– Эстер из школы ушла вместе с тобой? – спросила мама, ладонью прикрывая трубку.
– Ага. – Я взяла с сушки на раковине перевернутый стакан и налила воды.
– В какую сторону вы пошли?
– К церкви.
«Как стащить из буфета лапшу, чтобы мама не заметила?»
– А потом расстались?
– Да.
«Если я скажу, что проголодалась, мама велит мне съесть яблоко – вон они, поблескивают в миске на столе». Продукты стоили дорого. Особенно свежие фрукты. Сама мама в иные дни довольствовалась лишь печеньем с чаем, но мне старалась обеспечить «полноценное» питание.

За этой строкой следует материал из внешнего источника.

@@ -915,7 +927,9 @@
 {
     return "rns_checksum abi=1 offload-arch=gfx950 kernels=csum_rows_kernel (packed form: 1 KiB rows per 64-packet "
            "region, owners capture two region prefixes and sum their own end chunk; fill mode), csum_rows_rx_kernel "
-           "(packed receive verify: the rows plus each owner's header chunks loaded a group ahead), csum_stream_kernel "
+           "(packed receive verify: the rows plus each owner's header chunks loaded a group ahead), "
+           "csum_rows_explicit_kernel / csum_rows_explicit_rx_kernel (explicit descriptors: the rows for each wave whose "
+           "64 descriptors tile, else the class pass), csum_stream_kernel "
            "(receive verify of ACK-sized arenas: owners load their datagrams whole), csum_strided_rx_kernel (receive "
            "verify of fixed-size slots: quad-coalesced rows), csum_rows_tx_kernel (packed transmit finalize through the "
            "rows), csum_txrows_kernel (transmit-shaped chains: packed payload rows + owner-loaded head fragments; "
diff --git a/rustnetworkstack_amd/csrc/rns_k_rows_explicit.hpp b/rustnetworkstack_amd/csrc/rns_k_rows_explicit.hpp
--- /dev/null
+++ b/rustnetworkstack_amd/csrc/rns_k_rows_explicit.hpp
@@ -0,0 +1,122 @@
+#pragma once
+
+#include "rns_k_rows_rx.hpp"
+
+namespace rns {
+
+struct ExplicitWave {
+    uint64_t p;
+    bool live, ok;
+    uint64_t start;
+    uint32_t len;
+    uint32_t seed;
+    bool tiles;
+    uint64_t r0;
+    uint32_t span, c0, e;
+};
+
+constexpr bool kRowsExplicitNT = RNS_STREAM_NT != 0;
+
+template <bool BUF>
+__device__ __forceinline__ ExplicitWave explicit_wave(const CsumArgs &a, uint32_t lane)
+{
+    ExplicitWave w;
+    w.p = static_cast<uint64_t>(blockIdx.x) * 64 + lane;
+    w.live = w.p < a.n;
+    const Desc<BUF> cd = load_desc<false, false, BUF>(a, w.p);
+    w.start = cd.off + a.base_adjust;
+    w.len = cd.len;
+    w.seed = (a.seed && w.live) ? a.seed[w.p] : 0u;
+    w.ok = w.start <= a.arena_bytes && w.len <= a.arena_bytes - w.start;
+    if (!w.ok || w.len == 0) {
+        w.len = 0;
+        w.start = 0;
+    }
+    const bool present = w.len != 0;
+    const uint32_t s_lo = static_cast<uint32_t>(w.start), s_hi = static_cast<uint32_t>(w.start >> 32);
+    uint32_t r_hi = 0;
+    if constexpr (!BUF)
+        r_hi = wave_min_u32(present ? s_hi : 0xFFFFFFFFu);
+    const uint32_t r_lo = wave_min_u32(present && s_hi == r_hi ? s_lo : 0xFFFFFFFFu);
+    w.r0 = (static_cast<uint64_t>(r_hi) << 32) | r_lo;
+    const uint64_t rel64 = w.start - w.r0;
+    const bool fits = (w.start & 15) == 0 && w.len <= 0xFFFFu && rel64 < (1ull << 26);
+    const uint32_t rel = static_cast<uint32_t>(rel64);
+    const uint32_t pad = present && fits ? (w.len + 15u) & ~15u : 0u;
+    w.span = wave_max_u32(pad ? rel + pad : 0u);
+    const uint32_t sum_pad = __builtin_amdgcn_readlane(wave_incl_scan(pad), 63);
+    w.tiles = __ballot(present) && !__ballot(present && !fits) && w.span <= 2u * sum_pad + 4096u;
+    w.c0 = pad ? rel >> 4 : 0u;
+    w.e = pad ? (rel + w.len - 1u) >> 4 : 0u;
+    return w;
+}
+
+template <bool NT, bool BUF, int D>
+__global__ __launch_bounds__(64, (D >= 16 || !BUF) ? 4 : 5) void csum_rows_explicit_kernel(const CsumArgs a)
+{
+    const uint32_t lane = threadIdx.x;
+    const __amdgpu_buffer_rsrc_t rsrc = __builtin_amdgcn_make_buffer_rsrc(
+        const_cast<uint8_t *>(a.arena), static_cast<short>(0), static_cast<int>(BUF ? buf_records(a) : 0), 0x00020000);
+    const uint64_t recs = buf_records(a);
+    const ExplicitWave w = explicit_wave<BUF>(a, lane);
+    const bool odd = w.start & 1, big = w.len > kNoWrapBytes;
+    uint32_t mine;
+    if (w.tiles) {
+        mine = rows_region_sum<kRowsExplicitNT, BUF, D>(a, rsrc, recs, w.r0, w.span, w.c0, w.e, w.len);
+    } else {
+        uint32_t pos;
+        mine = wave_class_pass<NT, BUF, kStashNone>(a, rsrc, w.start, w.len, 0xFFFFFFFFu, lane, nullptr, pos);
+    }
+    const uint16_t res = finalize_bits(mine, odd, big, w.seed, w.ok, a.flags);
+    uint32_t lane2 = threadIdx.x;
+    asm volatile("" : "+v"(lane2));
+    const uint64_t p = static_cast<uint64_t>(blockIdx.x) * 64 + lane2;
+    if (w.live && a.out)
+        __builtin_nontemporal_store(res, a.out + p);
+    count_rejected(a, lane, w.live && !w.ok);
+}
+
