diff --git a/renormalizer_amd/csrc/mpse_heff0.hip b/renormalizer_amd/csrc/mpse_heff0.hip
--- a/renormalizer_amd/csrc/mpse_heff0.hip
+++ b/renormalizer_amd/csrc/mpse_heff0.hip
@@ -69,12 +69,20 @@
   if ((int)threadIdx.x < nt) F[((long long)rt * w + b) * nt + threadIdx.x] = s_f[threadIdx.x] ? 1 : 0;
 }
 
+struct F0Table {
+  unsigned long long w[256];
+};
 __global__ __launch_bounds__(256) void k_f0_prepare(const double2* __restrict__ L, const double2* __restrict__ R,
                                                      double2* __restrict__ rt, unsigned char* __restrict__ FL,
                                                      unsigned char* __restrict__ FR, int Dl, int Dr, int wl, int wr, int ntl,
-                                                     int ntr, const int* __restrict__ skip) {
+                                                     int ntr, const int* __restrict__ skip, unsigned long long* __restrict__ tab,
+                                                     int tab_words, const F0Table table) {
   if (skip && *skip) return;
   int blk = blockIdx.x;
+  if (tab_words > 0 && blk == (int)gridDim.x - 1) {
+    if ((int)threadIdx.x < tab_words) tab[threadIdx.x] = table.w[threadIdx.x];
+    return;
+  }
   if (blk < ntl * wl) {
     f0_flags(L, Dl, wl, ntl, FL, blk / wl, blk % wl);
     return;
@@ -85,7 +93,7 @@
     return;
   }
   blk -= ntr * wr;
-  f0_transpose(rt, R, Dr, wr, blk, (int)gridDim.x - ntl * wl - ntr * wr);
+  f0_transpose(rt, R, Dr, wr, blk, (int)gridDim.x - ntl * wl - ntr * wr - (tab_words > 0 ? 1 : 0));
 }
 
 __global__ __launch_bounds__(1024) void k_f0_valid(const unsigned char* __restrict__ FL, const unsigned char* __restrict__ FC,
@@ -610,19 +618,30 @@
     MPSE_TRY(mpse_malloc(ctx, tot_bytes, &p));
     fc.buf = p, fc.L = h->L, fc.R = h->R, fc.W = h->W0, fc.cmask = FC, fc.Dl = Dl, fc.Dr = Dr, fc.w = wr, fc.nsite = h->nsite;
     base = static_cast<char*>(p);
+    static const bool by_arg = [] {
+      const char* e = getenv("MPSE_UPLOAD_MERGE");
+      return !(e && e[0] == '0');
+    }();
+    F0Table table{};
+    const size_t up_bytes = tm_bytes + nt_bytes;
+    const bool tab_arg = by_arg && up_bytes <= sizeof(F0Table);
     {
-      std::vector<char> up(tm_bytes + nt_bytes, 0);
+      std::vector<char> up(tab_arg ? sizeof(F0Table) : up_bytes, 0);
       memcpy(up.data(), terms.data(), tm_bytes);
       memcpy(up.data() + tm_bytes, nterm.data(), size_t(wr) * sizeof(int));
-      MPSE_TRY(stage_h2d(ctx, base + o_tm, up.data(), up.size()));
+      if (tab_arg)
+        memcpy(&table, up.data(), sizeof(F0Table));
+      else
+        MPSE_TRY(stage_h2d(ctx, base + o_tm, up.data(), up.size()));
     }
     const long long nel = (long long)wr * Dr * Dr;
     int nb = (int)((nel + 255) / 256);
     if (nb > 2048) nb = 2048;
-    hipLaunchKernelGGL(k_f0_prepare, dim3(ntl * wl + ntr * wr + nb), dim3(256), 0, ctx->stream,
+    hipLaunchKernelGGL(k_f0_prepare, dim3(ntl * wl + ntr * wr + nb + (tab_arg ? 1 : 0)), dim3(256), 0, ctx->stream,
                        static_cast<const double2*>(h->L), static_cast<const double2*>(h->R), reinterpret_cast<double2*>(base),
                        reinterpret_cast<unsigned char*>(base + o_fl), reinterpret_cast<unsigned char*>(base + o_fr), Dl, Dr, wl,
-                       wr, ntl, ntr, skip);
+                       wr, ntl, ntr, skip, reinterpret_cast<unsigned long long*>(base + o_tm),
+                       tab_arg ? (int)(up_bytes / 8) : 0, table);
     if (order_on)
       hipLaunchKernelGGL(k_f0_plan, dim3(1), dim3(1024), 0, ctx->stream, reinterpret_cast<const unsigned char*>(base + o_fl), FC,
                          reinterpret_cast<const unsigned char*>(base + o_fr), reinterpret_cast<const F0Term*>(base + o_tm),
diff --git a/renormalizer_amd/csrc/mpse_internal.h b/renormalizer_amd/csrc/mpse_internal.h
--- a/renormalizer_amd/csrc/mpse_internal.h
+++ b/renormalizer_amd/csrc/mpse_internal.h
@@ -448,6 +448,9 @@
 int hh_qr(mpse_ctx* ctx, bool cplx, double* ws, double* q, HhParam* prm, const QrBlk* blks_host, int nblk, bool form_q,
           const QrBlk* blks_dev = nullptr);
 bool cholqr_eligible(const mpse_ctx* ctx, const QrBlk* blks, int nblk);
+size_t cholqr_desc_bytes(int nblk);
+void cholqr_desc_fill(const mpse_ctx* ctx, const QrBlk* blks, int nblk, void* out);
 int cholqr_blocks(mpse_ctx* ctx, bool cplx, double* ws, const QrBlk* blks, int nblk, const long long* drows,
-                  const long long* dcols, int herm, void* U, void* Vt, long long K, long long ncol, bool* ok);
+                  const long long* dcols, int herm, void* U, void* Vt, long long K, long long ncol, bool* ok,
+                  const void* desc_dev = nullptr);
 int device_zero2(mpse_ctx* ctx, void* a, size_t abytes, void* b, size_t bbytes);
diff --git a/renormalizer_amd/csrc/mpse_qr.hip b/renormalizer_amd/csrc/mpse_qr.hip
--- a/renormalizer_amd/csrc/mpse_qr.hip
+++ b/renormalizer_amd/csrc/mpse_qr.hip
@@ -121,16 +121,23 @@
     qr_bytes += double(es) * (2.0 * B.mm * B.nn + double(B.mm) * B.k);
   }
   ProfScope qprof(ctx, 5, qr_flops, qr_bytes);
+  static const bool merge_on = [] {
+    const char* e = getenv("MPSE_UPLOAD_MERGE");
+    return !(e && e[0] == '0');
+  }();
+  const bool chol = !hh_only && cholqr_eligible(ctx, blks.data(), (int)blks.size());
   const size_t ib = size_t(nri + nci) * sizeof(int64_t), db = blks.size() * sizeof(QrBlk);
+  const size_t cb = chol && merge_on ? cholqr_desc_bytes((int)blks.size()) : 0;
   static_assert(sizeof(QrBlk) % 8 == 0, "descriptors follow the 8-byte index lists");
-  std::vector<char> host(ib + db);
+  std::vector<char> host(ib + db + cb);
   memcpy(host.data(), row_idx, size_t(nri) * sizeof(int64_t));
   memcpy(host.data() + size_t(nri) * sizeof(int64_t), col_idx, size_t(nci) * sizeof(int64_t));
   memcpy(host.data() + ib, blks.data(), db);
+  if (cb) cholqr_desc_fill(ctx, blks.data(), (int)blks.size(), host.data() + ib + db);
   TmpBuf IDX(ctx), WS(ctx), Q(ctx), PRM(ctx);
-  MPSE_TRY(IDX.alloc(ib + db));
+  MPSE_TRY(IDX.alloc(ib + db + cb));
   MPSE_TRY(WS.alloc(size_t(ws_tot) * es));
-  MPSE_TRY(stage_h2d(ctx, IDX.p, host.data(), ib + db));
+  MPSE_TRY(stage_h2d(ctx, IDX.p, host.data(), ib + db + cb));
   const long long* drows = static_cast<const long long*>(IDX.p);
   const long long* dcols = drows + nri;
   const QrBlk* dblk = reinterpret_cast<const QrBlk*>(static_cast<const char*>(IDX.p) + ib);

– В какую сторону она пошла? – нетерпеливо допытывалась мама, по-прежнему прикрывая ладонью трубку.
– Налево. От церкви она всегда идет налево. – Я до дна осушила стакан.

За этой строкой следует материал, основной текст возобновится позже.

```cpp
void launch_rescale(const DeviceTables& dt, uint32_t Ll, uint32_t logN, const RescaleConst& rc,
                    const uint64_t* in, uint64_t K, uint64_t* out, void* scratch, hipStream_t s) {
  if (!K) return;
  const uint32_t N = 1u << logN, bpr = N >> 8, Lo = Ll - 1;
  uint64_t* last = reinterpret_cast<uint64_t*>(scratch);
  uint64_t* v = last + K * 2 * N;
  SHELFI_HIP(hipMemcpy2DAsync(last, (size_t)N * 8, in + (uint64_t)Lo * N, (size_t)Ll * N * 8, (size_t)N * 8,
                              K * 2, hipMemcpyDeviceToDevice, s));
  launch_ntt(last, K * 2, 1, logN, true, tower_view(dt, Lo, N), s);
  const uint64_t rows = K * 2 * Lo;
  if (rows * bpr > 0x7FFFFFFFull) throw Error{SHELFI_ERR_ARG, "ModReduce batch too large"};
  hipLaunchKernelGGL(rescale_lift_kernel, dim3((uint32_t)(rows * bpr)), dim3(256), 0, s, last, Lo, logN, rc.ql,
                     dt.tc, v);
  SHELFI_HIP(hipGetLastError());
  launch_ntt_cols(v, rows, Lo, logN, false, dt, s);
  const uint32_t blkLog = ntt_block_log(logN);
  const dim3 nbf((uint32_t)(rows << (logN - blkLog)));
  if (logN > blkLog && blkLog == 11 && dt.red_ok)
    hipLaunchKernelGGL((rescale_finish_blocks_ct<11, 3, 3, 3, 2>), nbf, dim3(256), 0, s, in, v, Lo, logN,
                       dt.tw_fwd_blk, dt.tc, rc, out);
  else if (logN > blkLog && blkLog == 12 && dt.red_ok)
    hipLaunchKernelGGL((rescale_finish_blocks_ct<12, 3, 3, 3, 3>), nbf, dim3(256), 0, s, in, v, Lo, logN,
                       dt.tw_fwd_blk, dt.tc, rc, out);
  else
    hipLaunchKernelGGL(rescale_finish_blocks_kernel, nbf, dim3(256), sizeof(uint64_t) << blkLog, s, in, v, Lo,
                       logN, blkLog, dt.psi_rev, dt.psi_rev_sh, dt.tc, rc, out);
  SHELFI_HIP(hipGetLastError());
}

__global__ __launch_bounds__(256) void evk_sample_kernel(uint32_t logN, uint32_t T0,
                                                         const TowerConst* __restrict__ te,
                                                         const uint64_t* __restrict__ cdt, int T, Key8 key,
                                                         uint64_t nonce_base, uint32_t j,
                                                         uint64_t* __restrict__ e_out,
                                                         uint64_t* __restrict__ a_out) {
  const uint32_t N = 1u << logN;
  const uint32_t gid = blockIdx.x * 256 + threadIdx.x;
  if (gid >= (N >> 3)) return;
  const uint32_t j0 = gid * 8;
  const uint64_t nonce = nonce_base | ((uint64_t)j << 16);
  uint64_t re[8];
  chacha20_block(key, j0 >> 3, nonce, re);
  int64_t ev[8];
#pragma unroll
  for (int u = 0; u < 8; ++u) ev[u] = gauss_sample(re[u], cdt, T);
  for (uint32_t t = 0; t < T0; ++t) {
    const TowerConst c = te[t];
    uint64_t ra[16];
    chacha20_block(key, j0 >> 2, nonce | (1 + t), ra);
    chacha20_block(key, (j0 >> 2) + 1, nonce | (1 + t), ra + 8);
#pragma unroll
    for (int u = 0; u < 8; ++u) {
      e_out[(uint64_t)t * N + j0 + u] = mod_signed_dev(ev[u], c);
      const uint64_t lo = ra[2 * u], hi = ra[2 * u + 1];
      a_out[(uint64_t)t * N + j0 + u] =
          addmod(shoup_mul(red64(hi, c.q, c.one_shoup), c.r64, c.r64_shoup, c.q), red64(lo, c.q, c.one_shoup),
                 c.q);
    }
  }
}

__global__ __launch_bounds__(256) void evk_s_ext_kernel(const uint64_t* __restrict__ s0, uint64_t q0,
                                                        uint32_t logN, uint32_t kP,
                                                        const TowerConst* __restrict__ tp,
                                                        uint64_t* __restrict__ sp) {
  const uint32_t N = 1u << logN;
  const uint64_t e = (uint64_t)blockIdx.x * 256 + threadIdx.x;
  if (e >= (uint64_t)kP * N) return;
  const uint32_t m = (uint32_t)(e >> logN);
// ... 71 lines not shown
```

### fhe-fed_amd/csrc/shelfi_internal.h

```cpp
#pragma once

#include <hip/hip_runtime.h>

#include <cstdint>
#include <cstdlib>
#include <mutex>
#include <string>
#include <vector>

#include "../../include/shelfi.h"

namespace shelfi {

typedef unsigned __int128 u128;

void set_error(const std::string& msg);
struct Error {
  int code;
  std::string msg;
};
#define SHELFI_HIP(expr)                                                             \
  do {                                                                               \
    hipError_t _e = (expr);                                                          \
    if (_e != hipSuccess)                                                            \
      throw ::shelfi::Error{SHELFI_ERR_DEVICE, std::string(#expr) + ": " +           \
                                                 hipGetErrorString(_e)};             \
  } while (0)
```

– Вероника Элизабет Томпсон, ты уверена? – Мама посмотрела на меня долгим внимательным взглядом.
Я переступила с ноги на ногу. В раннем детстве я думала, что Элизабет – ругательное слово и если его добавляют к твоему имени, значит, ты заслуживаешь порицания. И однажды прилепила «Элизабет» к имени одного из своих кузенов, когда он стащил из моей корзины пасхальное яйцо, найденное во время большой охоты, которую каждый год устраивали на дедушкиной ферме. Все надо мной смеялись.
– Абсолютно. – Я ополоснула стакан, вытерла его и прошла к буфету.
Несколько секунд мама молчала, ожидая, когда отзвук моего ответа растворится в тишине. Убрала за ухо прядь рыжих волос. У моей мамы второго имени не было. Просто Эвелин Томпсон. По непонятной причине двойные имена в ее семье давали только мальчикам. У ее брата Питера второе имя было Реджинальд – уже само по себе наказание, на мой взгляд. Я любила его больше остальных маминых братьев и сестер и, узнав, что дядю Питера нарекли столь неблагозвучным именем, ужасно обиделась за него. Фли терся о мамину ногу, но она на него даже не взглянула. Хотя обычно брала кота на руки и принималась ворковать с ним, называя его своим пушистым малышом или четырехлапым дитяткой. А увидев, что я мою за собой посуду, она прижимала руку к груди, изображая потрясение. Но сейчас мама отвернулась и что-то тихо сказала в трубку. Ее слов я не расслышала.
Я убрала стакан на место. Когда бочком пошла из кухни к себе в комнату, под платьем у меня был спрятан пакетик лапши «Мэми».
Теперь воспоминания об Эстер невозможно отделить одно от другого. Подобно сцепленным вагонам поезда, каждое из них тянет за собой следующее, образуя длинную клацающую вереницу. Сколько я себя помню, она всегда была в моей жизни – важный неотъемлемый элемент бытия, нечто само собой разумеющееся, как дом, где ты растешь. Как и моя мама, папа Эстер родился в Дертоне, но не имел общих родственников с нашей семьей, Томпсонами, которых легко отличали по рыжим волосам. Эстер не состояла в родстве ни с богатеями Резерфордами, ни с жадными Макфарленами. В нашем городке жили несколько человек с фамилией Бьянки – в основном итальянцы, – уже не молодые, и все их дети покинули Дертон. Эстер, как и я, была единственным ребенком в семье, что в нашей школе всех удивляло. Даже на Льюиса смотрели как на белую ворону, потому что он имел всего одного брата. Но мне, в отличие от Эстер, нравилось, что я у мамы одна. «Разве тебе не хотелось бы братика или сестренку?» – однажды спросила меня мама. «Нет, спасибо», – ответила я. «Будто вежливо отказалась от сэндвича с огурцом», – потом со смехом вспоминала мама.
Эстер мечтала, чтобы у нее было четверо или пятеро братьев и сестер или хотя бы кузины с кузенами, как у меня. (И будь они у нее, в тот день они проводили бы Эстер до дома.) А мне самой всегда была нужна одна только Эстер.